We believe Australia currently leads APAC in terms of Amenitisation, with an increasing number of Australian Premium and A Grade office buildings including additional facilities which may include events spaces, suites of meeting rooms, wellness facilities and curated food and beverage offerings in addition to having flexible workspace. We anticipate this trend will continue to be adopted by building owners throughout Australia and across Asia.
Australia is highly regarded in Asia as being a more mature market when it comes to landlord’s offering such amenity in their buildings. We saw this first with end-of-trip facilities and basic third-spaces in building lobbies however, we are now seeing an evolution to incorporate flexible space. A prime example of the next generation of this kind of offering in Sydney is AMP Capital’s Quay Quarter Tower development. Quay Quarter Tower will have significant retail, food and beverage offerings along with an extensive flexible workspace that is likely to include meeting room and conference facilities available for tenants within AMP Capital’s national portfolio to utilise; all of which is being designed to ensure a seamless and curated offering for customers.
Colliers 2019 Flexible Space report also states in the short-term, mergers and acquisitions will be driven by smaller local and regional players coming together to create greater coverage, and through operators from the US and EMEA entering the market via local partners.
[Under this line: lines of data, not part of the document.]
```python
def pack_descs(cols, device) -> Tuple[torch.Tensor, list]:
    n = len(cols)
    arr = np.zeros(n, dtype=_DESC_DTYPE)
    keep = []
    for i, col in enumerate(cols):
        data = col.data
        if not data.is_contiguous():
            data = data.contiguous()
        keep.append(data)
        arr[i]["data"] = data.data_ptr()
        if col.offsets is not None:
            off = col.offsets.contiguous()
            keep.append(off)
            arr[i]["offsets"] = off.data_ptr()
        if col.validity is not None:
            v = col.validity.contiguous()
            keep.append(v)
            arr[i]["validity"] = v.data_ptr()
        arr[i]["dtype"] = col.dtype.code
        arr[i]["scale"] = col.dtype.scale
    from ..pinned import to_device

    dev = to_device(arr.view(np.uint8).reshape(-1), device)
    keep.append(dev)
    return dev, keep


def stream_ptr(device) -> ctypes.c_void_p:
    return ctypes.c_void_p(torch.cuda.current_stream(device).cuda_stream)


def check(rc: int, what: str):
    if rc != 0:
        raise RuntimeError(f"native kernel {what} failed with hipError {rc}")
    if os.environ.get("AURON_SYNC_NATIVE", "0") == "1":
        torch.cuda.synchronize()
```

auron_amd/native/csrc/kernels.hip:

```cpp

#include <hip/hip_runtime.h>
#include <stdint.h>

#define AU_EXPORT extern "C" __attribute__((visibility("default")))

enum AuDType : int32_t {
  AU_BOOL = 0,
  AU_INT8 = 1,
  AU_INT16 = 2,
  AU_INT32 = 3,
  AU_INT64 = 4,
  AU_FLOAT32 = 5,
  AU_FLOAT64 = 6,
  AU_DATE32 = 7,
  AU_STRING = 8,
  AU_DECIMAL64 = 9,
  AU_LIST = 10,
  AU_TIMESTAMP = 11,
};

struct AuColDesc {
  const void* data;
  const int64_t* offsets;
  const uint8_t* validity;
// ... 279 lines not shown
    if (!join_row_has_null(pcols, ncols, i)) {
      int32_t j = heads[((uint32_t)phashes[i]) & cap_mask];
      while (j != -1) {
        if (keys_equal(bcols, j, pcols, i, ncols) &&
            !join_row_has_null(bcols, ncols, j)) {
          build_out[o] = j;
          probe_out[o] = i;
          if (build_matched) build_matched[j] = 1;
          o++;
        }
        j = next[j];
      }
    }
    if (emit_unmatched_probe && o == start) {
      build_out[o] = -1;
      probe_out[o] = i;
    }
  }
}

AU_EXPORT int au_join_build(int64_t n, int32_t* heads, int64_t cap,
                            int32_t* next, const int32_t* hashes, void* stream) {
  if (n == 0) return 0;
  hipLaunchKernelGGL(k_join_build, dim3(au_grid(n, 256)), dim3(256), 0,
                     (hipStream_t)stream, n, heads, (uint32_t)(cap - 1), next,
                     hashes);
  return (int)hipGetLastError();
}

AU_EXPORT int au_join_count(const void* bcols, const void* pcols, int ncols,
                            int64_t n_probe, const int32_t* heads, int64_t cap,
                            const int32_t* next, const int32_t* phashes,
                            int32_t* counts, void* stream) {
  if (n_probe == 0) return 0;
  hipLaunchKernelGGL(k_join_count, dim3(au_grid(n_probe, 256)), dim3(256), 0,
                     (hipStream_t)stream, (const AuColDesc*)bcols,
                     (const AuColDesc*)pcols, ncols, n_probe, heads,
                     (uint32_t)(cap - 1), next, phashes, counts);
  return (int)hipGetLastError();
}

AU_EXPORT int au_join_fill(const void* bcols, const void* pcols, int ncols,
                           int64_t n_probe, const int32_t* heads, int64_t cap,
                           const int32_t* next, const int32_t* phashes,
                           const int64_t* offsets, int64_t* build_out,
                           int64_t* probe_out, uint8_t* build_matched,
                           int emit_unmatched_probe, void* stream) {
  if (n_probe == 0) return 0;
  hipLaunchKernelGGL(k_join_fill, dim3(au_grid(n_probe, 256)), dim3(256), 0,
                     (hipStream_t)stream, (const AuColDesc*)bcols,
                     (const AuColDesc*)pcols, ncols, n_probe, heads,
                     (uint32_t)(cap - 1), next, phashes, offsets, build_out,
                     probe_out, build_matched, emit_unmatched_probe);
  return (int)hipGetLastError();
}

__global__ void k_pmod(const int32_t* hashes, int64_t n, int32_t nparts,
                       int32_t* part_ids) {
  for (int64_t i = (int64_t)blockIdx.x * blockDim.x + threadIdx.x; i < n;
       i += (int64_t)gridDim.x * blockDim.x) {
    int32_t m = hashes[i] % nparts;
    part_ids[i] = m < 0 ? m + nparts : m;
  }
}

AU_EXPORT int au_pmod(const int32_t* hashes, int64_t n, int32_t nparts,
                      int32_t* part_ids, void* stream) {
  if (n == 0) return 0;
  hipLaunchKernelGGL(k_pmod, dim3(au_grid(n, 256)), dim3(256), 0,
                     (hipStream_t)stream, hashes, n, nparts, part_ids);
  return (int)hipGetLastError();
}

__global__ void k_part_hist(const int32_t* part_ids, int64_t n, int32_t nparts,
                            int32_t* counts) {
  for (int64_t i = (int64_t)blockIdx.x * blockDim.x + threadIdx.x; i < n;
       i += (int64_t)gridDim.x * blockDim.x) {
    atomicAdd(&counts[part_ids[i]], 1);
  }
}

__global__ void k_part_scatter(const int32_t* part_ids, int64_t n,
                               const int64_t* base, int32_t* cursors,
                               int64_t* order) {
  for (int64_t i = (int64_t)blockIdx.x * blockDim.x + threadIdx.x; i < n;
       i += (int64_t)gridDim.x * blockDim.x) {
    int32_t p = part_ids[i];
    int64_t slot = base[p] + atomicAdd(&cursors[p], 1);
    order[slot] = i;
  }
}

AU_EXPORT int au_part_hist(const int32_t* part_ids, int64_t n, int32_t nparts,
                           int32_t* counts, void* stream) {
  if (n == 0) return 0;
  hipLaunchKernelGGL(k_part_hist, dim3(au_grid(n, 256)), dim3(256), 0,
                     (hipStream_t)stream, part_ids, n, nparts, counts);
  return (int)hipGetLastError();
}

AU_EXPORT int au_part_scatter(const int32_t* part_ids, int64_t n,
                              const int64_t* base, int32_t* cursors,
                              int64_t* order, void* stream) {
  if (n == 0) return 0;
  hipLaunchKernelGGL(k_part_scatter, dim3(au_grid(n, 256)), dim3(256), 0,
                     (hipStream_t)stream, part_ids, n, base, cursors, order);
// ... 92 lines not shown
```

auron_amd/ops.py:

```python
from __future__ import annotations

import os
from typing import List, Optional, Tuple

import torch

from . import dtypes, native
from .column import Column

SPARK_SEED = 42
_M32 = 0xFFFFFFFF


def _use_native(device: torch.device) -> bool:
    if device.type != "cuda":
        return False
    if os.environ.get("AURON_FORCE_REF", "0") == "1":
        return False
    if os.environ.get("AURON_REQUIRE_NATIVE", "1") == "0" and not native.available():
        return False
    native.require()
    return True


# ... 182 lines not shown
    matched = [False] * n_build
    bi, pi = [], []
    for i, k in enumerate(pkeys):
        rows = [] if any(v is None for v in k) else table.get(k, [])
        if rows:
            for j in rows:
                bi.append(j)
                pi.append(i)
                matched[j] = True
        elif emit_unmatched_probe:
            bi.append(-1)
            pi.append(i)
    device = probe_cols[0].device
    bm = torch.tensor(matched, dtype=torch.bool, device=device) if need_build_matched else None
    return (torch.tensor(bi, dtype=torch.int64, device=device),
            torch.tensor(pi, dtype=torch.int64, device=device), bm)



class JoinTable:

    __slots__ = ("heads", "nxt", "cap", "bhash", "n_build")

    def __init__(self, heads, nxt, cap, bhash, n_build):
        self.heads = heads
        self.nxt = nxt
        self.cap = cap
        self.bhash = bhash
        self.n_build = n_build

    @property
    def nbytes(self):
        return (self.heads.numel() + self.nxt.numel()) * 4 + self.bhash.numel() * 8


def join_build(build_cols: List[Column]) -> Optional["JoinTable"]:
    device = build_cols[0].device
    if not _use_native(device):
        return None
    lib = native.lib()
    sp = native.stream_ptr(device)
    n_build = len(build_cols[0])
    bhash = murmur3(build_cols)
    cap = _next_pow2(2 * max(n_build, 1))
    heads = torch.full((cap,), -1, dtype=torch.int32, device=device)
    nxt = torch.empty(max(n_build, 1), dtype=torch.int32, device=device)
    if n_build:
        rc = lib.au_join_build(n_build, heads.data_ptr(), cap, nxt.data_ptr(),
                               bhash.data_ptr(), sp)
        native.check(rc, "au_join_build")
    return JoinTable(heads, nxt, cap, bhash, n_build)


def hash_join(build_cols: List[Column], probe_cols: List[Column],
              emit_unmatched_probe: bool = False,
              need_build_matched: bool = False,
              table: Optional["JoinTable"] = None):
    device = probe_cols[0].device
    n_probe = len(probe_cols[0])
    n_build = len(build_cols[0])
    if not _use_native(device):
        return hash_join_ref(build_cols, probe_cols, emit_unmatched_probe, need_build_matched)
    lib = native.lib()
    sp = native.stream_ptr(device)
    if table is None:
        table = join_build(build_cols)
    heads, nxt, cap, bhash = table.heads, table.nxt, table.cap, table.bhash
    phash = murmur3(probe_cols)
    bdescs, bkeep = native.pack_descs(build_cols, device)
    pdescs, pkeep = native.pack_descs(probe_cols, device)
    counts = torch.zeros(n_probe, dtype=torch.int32, device=device)
    rc = lib.au_join_count(bdescs.data_ptr(), pdescs.data_ptr(), len(build_cols),
                           n_probe, heads.data_ptr(), cap, nxt.data_ptr(),
                           phash.data_ptr(), counts.data_ptr(), sp)
    native.check(rc, "au_join_count")
    eff = counts.to(torch.int64)
    if emit_unmatched_probe:
        eff = eff.clamp(min=1)
    offsets = torch.zeros(n_probe + 1, dtype=torch.int64, device=device)
    torch.cumsum(eff, 0, out=offsets[1:])
    total = int(offsets[-1].item())
    build_idx = torch.empty(max(total, 1), dtype=torch.int64, device=device)
    probe_idx = torch.empty(max(total, 1), dtype=torch.int64, device=device)
    bm = torch.zeros(n_build, dtype=torch.uint8, device=device) if need_build_matched else None
    rc = lib.au_join_fill(bdescs.data_ptr(), pdescs.data_ptr(), len(build_cols),
                          n_probe, heads.data_ptr(), cap, nxt.data_ptr(),
                          phash.data_ptr(), offsets.data_ptr(),
                          build_idx.data_ptr(), probe_idx.data_ptr(),
                          bm.data_ptr() if bm is not None else None,
                          1 if emit_unmatched_probe else 0, sp)
    native.check(rc, "au_join_fill")
    del bkeep, pkeep
    return build_idx[:total], probe_idx[:total], (bm.bool() if bm is not None else None)


def join_counts(build_cols: List[Column], probe_cols: List[Column]) -> torch.Tensor:
    device = probe_cols[0].device
    n_probe = len(probe_cols[0])
    n_build = len(build_cols[0])
    if not _use_native(device):
        bi, pi, _ = hash_join_ref(build_cols, probe_cols, False, False)
        counts = torch.zeros(n_probe, dtype=torch.int32)
        if pi.numel():
            counts.scatter_add_(0, pi, torch.ones(pi.numel(), dtype=torch.int32))
        return counts
    lib = native.lib()
    sp = native.stream_ptr(device)
    bhash = murmur3(build_cols)
    phash = murmur3(probe_cols)
    cap = _next_pow2(2 * max(n_build, 1))
    heads = torch.full((cap,), -1, dtype=torch.int32, device=device)
    nxt = torch.empty(max(n_build, 1), dtype=torch.int32, device=device)
    bdescs, bkeep = native.pack_descs(build_cols, device)
    pdescs, pkeep = native.pack_descs(probe_cols, device)
    if n_build:
        rc = lib.au_join_build(n_build, heads.data_ptr(), cap, nxt.data_ptr(),
                               bhash.data_ptr(), sp)
        native.check(rc, "au_join_build")
    counts = torch.zeros(n_probe, dtype=torch.int32, device=device)
    rc = lib.au_join_count(bdescs.data_ptr(), pdescs.data_ptr(), len(build_cols),
                           n_probe, heads.data_ptr(), cap, nxt.data_ptr(),
                           phash.data_ptr(), counts.data_ptr(), sp)
    native.check(rc, "au_join_count")
    del bkeep, pkeep
    return counts


def string_sort_ranks(c: Column) -> torch.Tensor:
    gids, reps = group_ids([c])
    rep_vals = c.gather(reps).to_pylist()
    order = sorted(range(len(rep_vals)),
                   key=lambda i: (rep_vals[i] is None, rep_vals[i] or ""))
    rank = [0] * len(rep_vals)
    for r, i in enumerate(order):
        rank[i] = r
    rank_t = torch.tensor(rank, dtype=torch.int64, device=c.device)
    return rank_t[gids]


_MIN64 = -(1 << 63)


def _bytes_cmp_sign(a_data, a_start, a_len, b_data, b_start, b_len,
                    chunk: int = 64) -> torch.Tensor:
    n = a_start.numel()
    device = a_start.device
# ... 639 lines not shown
```

Baseline: 3.251.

We expect a trend of consolidation to continue by way of mergers and acquisitions, like WeWork through the acquisition of naked Hub and Gravity in 2018. We are still seeing demand from Asian-based operators looking to move into the Australian market and overall we are expecting to see continued growth throughout 2019 and 2020.We’re also seeing growth from Australian based operators such as Victory Offices who recently listed on the ASX in support of their broader expansion aspirations throughout Australian and Asia.
It's not just Sydney and Melbourne experiencing growth in the flexible space sector though. Brisbane has reached its lowest vacancy in five years, with flexible operators directly contributing to the take up in space. The Brisbane office market remains an attractive location for flexible workspace operators given the large number of small businesses operating in Queensland, in particular we’ve seen larger scale operators like IWG looking to expand their footprint in Brisbane.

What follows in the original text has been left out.